template <int D, int W, bool DROP, bool RANGE = false>
__global__ void __launch_bounds__(W * 64, 8 / W) fwd_kernel(FwdParams p) {
  constexpr int kWaves = W;
  constexpr int kBlockM = W * 32;
  constexpr int CH = D / 8;
  constexpr int KS = D / 16;
  constexpr int NDB = D / 32;
  constexpr int TILE_BYTES = kBlockN * D * 2;

  extern __shared__ __attribute__((aligned(16))) char smem[];

  const int nblk_m = (p.Sq + kBlockM - 1) / kBlockM;
  const int bh = blockIdx.x % (p.B * p.Hq);
  const int mblk = nblk_m - 1 - blockIdx.x / (p.B * p.Hq);
  const int b = bh / p.Hq;
  const int hq = bh % p.Hq;
  const int hkv = hq / (p.Hq / p.Hkv);

  const int tid = threadIdx.x, lane = tid & 63, w = tid >> 6;
  const int r = lane & 31, hh = lane >> 5;
  const int qb0 = mblk * kBlockM;
  const int q0 = qb0 + w * 32;
  const int my_q = q0 + r;

  const uint16_t* qbase = p.q + (int64_t)b * p.q_sb + (int64_t)hq * p.q_sh;
  const uint16_t* kbase = p.k + (int64_t)b * p.k_sb + (int64_t)hkv * p.k_sh;
  const uint16_t* vbase = p.v + (int64_t)b * p.v_sb + (int64_t)hkv * p.v_sh;

  bf16x8_t qf[KS];
  {
    const bool ok = my_q < p.Sq;
    const uint16_t* qrow = qbase + (int64_t)(ok ? my_q : 0) * p.q_ss;
#pragma unroll
    for (int s = 0; s < KS; ++s) {
      u32x4_t v = ok ? *reinterpret_cast<const u32x4_t*>(qrow + 16 * s + 8 * hh) : u32x4_t{0, 0, 0, 0};
      qf[s] = __builtin_bit_cast(bf16x8_t, v);
    }
  }

  int kend = p.Sk;
  if (p.causal) kend = min(p.Sk, qb0 + kBlockM + p.causal_offset);
  int tstart = 0;
  int my_lo = 0, my_hi = 0;
  int wave_lo = 0, wave_lo_max = 0, wave_hi = 0, wave_hi_min = 0;
  if constexpr (RANGE) {
    const int* rlo = p.rlo + (int64_t)b * p.Sq;
    const int* rhi = p.rhi + (int64_t)b * p.Sq;
    const int qlast = min(qb0 + kBlockM, p.Sq) - 1;
    kend = min(kend, min(rhi[qlast], p.Sk));
    tstart = min(max(rlo[qb0], 0), p.Sk) / kBlockN;
    const int qi = min(my_q, p.Sq - 1);
    my_lo = min(max(rlo[qi], 0), p.Sk);
    my_hi = min(max(rhi[qi], 0), p.Sk);
    wave_lo = __builtin_amdgcn_readlane(my_lo, 0);
    wave_lo_max = __builtin_amdgcn_readlane(my_lo, 31);
    wave_hi_min = __builtin_amdgcn_readlane(my_hi, 0);
    wave_hi = __builtin_amdgcn_readlane(my_hi, 31);
  }
  const int ntiles = kend > tstart * kBlockN ? (kend + kBlockN - 1) / kBlockN : 0;
  const int wave_qmax = q0 + 31 + p.causal_offset;
  const int wave_qmin = q0 + p.causal_offset;

  f32x16_t acc_o[NDB];
#pragma unroll
  for (int i = 0; i < NDB; ++i) acc_o[i] = f32x16_t{0};
  float m_i = -INFINITY, l_i = 0.f;
  uint32_t drow = 0;
  if constexpr (DROP) drow = drop_row_hash(p.drop.seed, b, hq + p.drop.head_offset, my_q);

  constexpr int ROWS_PER_PIECE = 1024 / (2 * D);
  constexpr int PIECES_PER_WAVE = TILE_BYTES / 1024 / kWaves;
  auto issue_tile = [&](int t, int buf) {
    char* kl = smem + buf * 2 * TILE_BYTES;
    char* vl = kl + TILE_BYTES;
#pragma unroll
    for (int i = 0; i < PIECES_PER_WAVE; ++i) {
      const int piece = w * PIECES_PER_WAVE + i;
      const int row = piece * ROWS_PER_PIECE + lane / CH;
      const int ch = swz<D>(row, lane % CH);
      const int key = min(t * kBlockN + row, p.Sk - 1);
      const uint16_t* ks = kbase + (int64_t)key * p.k_ss + ch * 8;
      const uint16_t* vs = vbase + (int64_t)key * p.v_ss + ch * 8;
      __builtin_amdgcn_global_load_lds((const __attribute__((address_space(1))) void*)ks,
                                       (__attribute__((address_space(3))) void*)(kl + piece * 1024), 16, 0, 0);
      __builtin_amdgcn_global_load_lds((const __attribute__((address_space(1))) void*)vs,
                                       (__attribute__((address_space(3))) void*)(vl + piece * 1024), 16, 0, 0);
    }
  };

  if (ntiles > 0) issue_tile(tstart, 0);
  if (kWaves == 8 && __builtin_amdgcn_readfirstlane(w) >= kWaves / 2) __builtin_amdgcn_s_setprio(1);
  __syncthreads();

  const int gi = lane & 15, tq = gi >> 2, tp = gi & 3;
  const int g = lane >> 4;
  uint32_t vlane[NDB][2];
  {
    const uint32_t s0 = lds_addr(smem);
#pragma unroll
    for (int db = 0; db < NDB; ++db) {
      const int col = 32 * db + 16 * (g & 1) + 4 * tp;
      const int ch = col >> 3, sub = (col & 7) * 2;
      vlane[db][0] = s0 + lds_off<D>(4 * hh + tq, ch) + sub;
      vlane[db][1] = s0 + lds_off<D>(4 * hh + 8 + tq, ch) + sub;
    }
  }

  auto tile = [&](int t, auto bufc) {
    constexpr int buf = decltype(bufc)::value;
    if (t + 1 < ntiles) issue_tile(t + 1, buf ^ 1);

    {
      const int kt0 = t * kBlockN;
      bool wave_active = kt0 <= wave_qmax || !p.causal;
      if constexpr (RANGE) wave_active = wave_active && kt0 < wave_hi && kt0 + kBlockN > wave_lo;
      if (wave_active) {
        const char* kl = smem + buf * 2 * TILE_BYTES;
        f32x16_t sacc[2];
        sacc[0] = f32x16_t{0};
        sacc[1] = f32x16_t{0};
        {
          u32x4_t kf[2][2];
          kf[0][0] = *reinterpret_cast<const u32x4_t*>(kl + lds_off<D>(r, hh));
          kf[0][1] = *reinterpret_cast<const u32x4_t*>(kl + lds_off<D>(32 + r, hh));
  #pragma unroll
          for (int s = 0; s < KS; ++s) {
            if (s + 1 < KS) {
              kf[(s + 1) & 1][0] = *reinterpret_cast<const u32x4_t*>(kl + lds_off<D>(r, 2 * (s + 1) + hh));
              kf[(s + 1) & 1][1] = *reinterpret_cast<const u32x4_t*>(kl + lds_off<D>(32 + r, 2 * (s + 1) + hh));
            }
            sacc[0] = __builtin_amdgcn_mfma_f32_32x32x16_bf16(__builtin_bit_cast(bf16x8_t, kf[s & 1][0]), qf[s], sacc[0], 0, 0, 0);
            sacc[1] = __builtin_amdgcn_mfma_f32_32x32x16_bf16(__builtin_bit_cast(bf16x8_t, kf[s & 1][1]), qf[s], sacc[1], 0, 0, 0);
          }
        }
        short4_t va[8], vb2[8];
          auto issue = [&](auto grpc, short4_t (&v)[8]) {
            constexpr int grp = decltype(grpc)::value;
            constexpr int OFF = buf * 2 * TILE_BYTES + TILE_BYTES + (32 * (grp >> 1) + 16 * (grp & 1)) * D * 2;
  #pragma unroll
            for (int db = 0; db < NDB; ++db) {
              v[2 * db] = tr_read_off<OFF>(vlane[db][0]);
              v[2 * db + 1] = tr_read_off<OFF>(vlane[db][1]);
            }
          };
        static_assert(NDB <= 4, "group size is 8 reads");
        issue(std::integral_constant<int, 0>{}, va);
        issue(std::integral_constant<int, 1>{}, vb2);
        bool need_mask = (kt0 + kBlockN > p.Sk) || (p.causal && kt0 + kBlockN - 1 > wave_qmin);
        if constexpr (RANGE) need_mask = need_mask || kt0 < wave_lo_max || kt0 + kBlockN > wave_hi_min;
        float tmax = -INFINITY;
        {
          if (need_mask) {
            int lim = (p.causal ? min(my_q + p.causal_offset, p.Sk - 1) : p.Sk - 1) - kt0 - 4 * hh;
            if constexpr (RANGE) lim = min(lim, my_hi - 1 - kt0 - 4 * hh);
            const int lim_lo = my_lo - kt0 - 4 * hh;
  #pragma unroll
            for (int j = 0; j < 2; ++j)
  #pragma unroll
              for (int e = 0; e < 16; ++e) {
                const int c = 32 * j + (e & 3) + 8 * (e >> 2);
                if constexpr (RANGE)
                  sacc[j][e] = (c > lim || c < lim_lo) ? -INFINITY : sacc[j][e];
                else
                  sacc[j][e] = c > lim ? -INFINITY : sacc[j][e];
              }
          }
  #pragma unroll
          for (int j = 0; j < 2; ++j)
  #pragma unroll
            for (int e = 0; e < 16; ++e) tmax = fmaxf(tmax, sacc[j][e]);
        }
        tmax = fmaxf(tmax, xor32(tmax, true)) * p.scale_log2;
        constexpr float kRescaleThreshold = 8.f;
        if (tmax > m_i + kRescaleThreshold || m_i == -INFINITY) {
          const float m_new = fmaxf(m_i, tmax);
          const float alpha = (m_i == -INFINITY) ? 0.f : __builtin_amdgcn_exp2f(m_i - m_new);
          m_i = m_new;
          l_i *= alpha;
  #pragma unroll
          for (int db = 0; db < NDB; ++db) acc_o[db] *= alpha;
        }
        const float m_use = m_i == -INFINITY ? 0.f : m_i;
        float rsum = 0.f;
        bf16x8_t pf[2][2];
  #pragma unroll
        for (int j = 0; j < 2; ++j) {
  #pragma unroll
          for (int s2 = 0; s2 < 2; ++s2) {
  #pragma unroll
            for (int e = 0; e < 8; ++e) {
              const float pv = __builtin_amdgcn_exp2f(__builtin_fmaf(sacc[j][8 * s2 + e], p.scale_log2, -m_use));
              rsum += pv;
              if constexpr (DROP) {
                const int key = kt0 + 32 * j + (e & 3) + 8 * (2 * s2 + (e >> 2)) + 4 * hh;
                pf[j][s2][e] = (__bf16)(drop_keep(drow, key, p.drop.thresh) ? pv * p.drop.scale : 0.f);
              } else {
                pf[j][s2][e] = (__bf16)pv;
              }
            }
          }
        }
        rsum = xor32(rsum, false);
        l_i += rsum;

        {
          auto mma = [&](int grp, short4_t (&v)[8]) {
            const int j = grp >> 1, s2 = grp & 1;
  #pragma unroll
            for (int db = 0; db < NDB; ++db) {
              const short4_t lo = v[2 * db], hi = v[2 * db + 1];
              const short __attribute__((ext_vector_type(8))) a8 = {lo[0], lo[1], lo[2], lo[3], hi[0], hi[1], hi[2], hi[3]};
              acc_o[db] = __builtin_amdgcn_mfma_f32_32x32x16_bf16(__builtin_bit_cast(bf16x8_t, a8), pf[j][s2], acc_o[db], 0, 0, 0);
            }
          };
          tr_wait<2 * NDB>(va);
          mma(0, va);
          issue(std::integral_constant<int, 2>{}, va);
          tr_wait<2 * NDB>(vb2);
          mma(1, vb2);
          issue(std::integral_constant<int, 3>{}, vb2);
          tr_wait<2 * NDB>(va);
          mma(2, va);
          tr_wait<0>(vb2);
          mma(3, vb2);
        }
      }
    }
    __syncthreads();
  };
  for (int t = tstart; t < ntiles; t += 2) {
    tile(t, std::integral_constant<int, 0>{});
    if (t + 1 < ntiles) tile(t + 1, std::integral_constant<int, 1>{});
  }

  if (my_q < p.Sq) {
    const float inv = l_i > 0.f ? 1.f / l_i : 0.f;
    uint16_t* orow = p.o + (int64_t)b * p.o_sb + (int64_t)my_q * p.o_ss + (int64_t)hq * p.o_sh;
#pragma unroll
    for (int db = 0; db < NDB; ++db) {
#pragma unroll
      for (int gq = 0; gq < 4; ++gq) {
        const int d = 32 * db + 8 * gq + 4 * hh;
        u32x2_t v;
        v[0] = pack2bf(acc_o[db][4 * gq + 0] * inv, acc_o[db][4 * gq + 1] * inv);
        v[1] = pack2bf(acc_o[db][4 * gq + 2] * inv, acc_o[db][4 * gq + 3] * inv);
        *reinterpret_cast<u32x2_t*>(orow + d) = v;
      }
    }
    if (hh == 0 && p.lse) {
      const float lse = l_i > 0.f ? (m_i + __log2f(l_i)) * 0.69314718055994531f : -INFINITY;
      p.lse[((int64_t)b * p.Hq + hq) * p.Sq + my_q] = lse;
    }
  }
}

}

Exercise objective: Print exactly the lines above, between the one holding "const int my_q = q0 + r;" and the one holding "const uint16_t* kbase", inclusive, and nothing besides.

Task output:
  const int my_q = q0 + r;

  const uint16_t* qbase = p.q + (int64_t)b * p.q_sb + (int64_t)hq * p.q_sh;
  const uint16_t* kbase = p.k + (int64_t)b * p.k_sb + (int64_t)hkv * p.k_sh;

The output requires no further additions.